Course Code: |
2360219 |

METU Credit (Theoretical-Laboratory hours/week): |
4(4-0) |

ECTS Credit: |
7.0 |

Language of Instruction: |
English |

Level of Study: |
Undergraduate |

Course Coordinator: |
Assoc.Prof.Dr. BÜLENT KARASÖZEN |

Offered Semester: |
Fall Semesters. |

Prerequisite: |
Set 1: 2360120
Set 2: 3570120 Set 3: 2360118 |

One of the sets above should be completed before taking
MATH219 INTRODUCTION TO DIFFERENTIAL EQUATIONS . |

The objectives of this course are to introduce the student with the concept of a differential equation, basic techniques for solving certain classes of differential equations, especially those which are linear, and making connections between the qualitative features of the equation and the solutions. Connections to problems from the physical world are emphasized. As well as ordinary differential equations, the course aims to introduce the students to certain partial differential equations.

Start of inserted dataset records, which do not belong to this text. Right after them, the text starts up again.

def _triple(v) -> Tuple[int, int, int]:
    if isinstance(v, int):
        return (v, v, v)
    v = tuple(int(a) for a in v)
    if len(v) == 1:
        return (v[0],) * 3
    if len(v) != 3:
        raise ValueError(f"expected an int or 3 ints, got {v}")
    return v
# ... 998 lines not shown
        dx = torch.empty(geom[:5], dtype=torch.float32, device=dy.device)
        with torch.cuda.device(dy.device):
            _lib.check(_lib.load().zsv_maxpool3d_bwd(dy.data_ptr(), arg.data_ptr(), *geom, dx.data_ptr(), _stream()),
                       "zsv_maxpool3d_bwd")
        return dx, None, None


def max_pool3d(x, kernel_size, stride=None, padding=0):
    k = _triple(kernel_size)
    s = k if stride is None else _triple(stride)
    if s != k:
        raise RuntimeError("max_pool3d: only kernel_size == stride is implemented (all the reference uses)")
    return _MaxPool3d.apply(x, k, _triple(padding))


class _Linear(Function):

    @staticmethod
    def forward(ctx, x, weight, bias, relu):
        _require(x, weight, bias)
        if x.dim() != 2:
            raise RuntimeError("linear expects a (rows, in_features) input")
        x, weight = x.contiguous(), weight.contiguous()
        rows, fin = int(x.shape[0]), int(x.shape[1])
        fout = int(weight.shape[0])
        if int(weight.shape[1]) != fin:
            raise RuntimeError("linear: in_features mismatch")
        y = torch.empty((rows, fout), dtype=torch.float32, device=x.device)
        lib = _lib.load()
        nbytes = lib.zsv_linear_fwd_workspace_bytes(rows, fin, fout)
        ws = _workspace(nbytes, x.device)
        with torch.cuda.device(x.device):
            _lib.check(lib.zsv_linear_fwd(x.data_ptr(), weight.data_ptr(), _ptr(bias), y.data_ptr(), rows, fin,
                                          fout, 1 if relu else 0, _ptr(ws), nbytes, _stream()), "zsv_linear_fwd")
        ctx.dims = (rows, fin, fout)
        ctx.relu = bool(relu)
        ctx.has_bias = bias is not None
        ctx.save_for_backward(x, weight, y if relu else None)
        return y

    @staticmethod
    @once_differentiable
    def backward(ctx, dy):
        x, weight, y = ctx.saved_tensors
        rows, fin, fout = ctx.dims
        lib = _lib.load()
        dy = dy.contiguous()
        dx = dw = db = None
        with torch.cuda.device(dy.device):
            if ctx.relu:
                g = torch.empty_like(dy)
                if ctx.has_bias and ctx.needs_input_grad[2]:
                    n_, c_ = int(dy.shape[0]), int(dy.shape[1])
                    s_ = dy.numel() // (n_ * c_)
                    db = torch.empty(c_, dtype=torch.float32, device=dy.device)
                    nb = lib.zsv_channel_sum_workspace_bytes(n_, c_, s_)
                    wsb = _workspace(nb, dy.device)
                    _lib.check(lib.zsv_relu_bwd_bias(dy.data_ptr(), y.data_ptr(), g.data_ptr(), n_, c_, s_, db.data_ptr(),
                                                     _ptr(wsb), nb, _stream()), "zsv_relu_bwd_bias")
                else:
                    _lib.check(lib.zsv_relu_bwd(dy.data_ptr(), y.data_ptr(), g.data_ptr(), g.numel(), _stream()), "zsv_relu_bwd")
                dy = g
            if ctx.needs_input_grad[0]:
                dx = torch.empty_like(x)
                nbytes = lib.zsv_linear_dgrad_workspace_bytes(rows, fin, fout)
                ws = _workspace(nbytes, dy.device)
                _lib.check(lib.zsv_linear_dgrad(dy.data_ptr(), weight.data_ptr(), dx.data_ptr(), rows, fin, fout,
                                                _ptr(ws), nbytes, _stream()), "zsv_linear_dgrad")
            if ctx.needs_input_grad[1]:
                dw = torch.empty_like(weight)
                nbytes = lib.zsv_linear_wgrad_workspace_bytes(rows, fin, fout)
                ws = _workspace(nbytes, dy.device)
                _lib.check(lib.zsv_linear_wgrad(x.data_ptr(), dy.data_ptr(), dw.data_ptr(), rows, fin, fout, _ptr(ws),
                                                nbytes, _stream()), "zsv_linear_wgrad")
            if ctx.has_bias and ctx.needs_input_grad[2] and db is None:
                db = channel_sum(dy)
        return dx, dw, db, None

First order equations and various applications. Higher order linear differential equations. Power series solutions: The Laplace transform: solution of initial value problems. Systems of linear differential equations: Introduction Partial Differential Equations.

At the end of the course the students are expected to:
1) Understand the concept of a differential equation, the procedure of writing one when a system is described, and to interpret the solutions correctly,
2) Be able to sketch direction fields and read off the qualitative features of the solutions from this, as well as to be able to use simple numeric solvers and interpret the solutions,
3) Understand the theory of linear differential equations and systems in detail, to be able to use the various solution methods presented comfortably (undetermined coefficients, reduction of order, variation of parameters, annihilation, Laplace transform, series solutions, eigenvalues-eigenvectors), and to understand the connections to the concepts from linear algebra, in particular to be able to carry out simple proofs,
4) Be able to solve the heat, wave and Laplace equations using Fourier series expansions when these partial differential equations have relatively simple boundary conditions,
5) Be able to use complex numbers and linear algebra in the process of solving differential equations in an effective manner.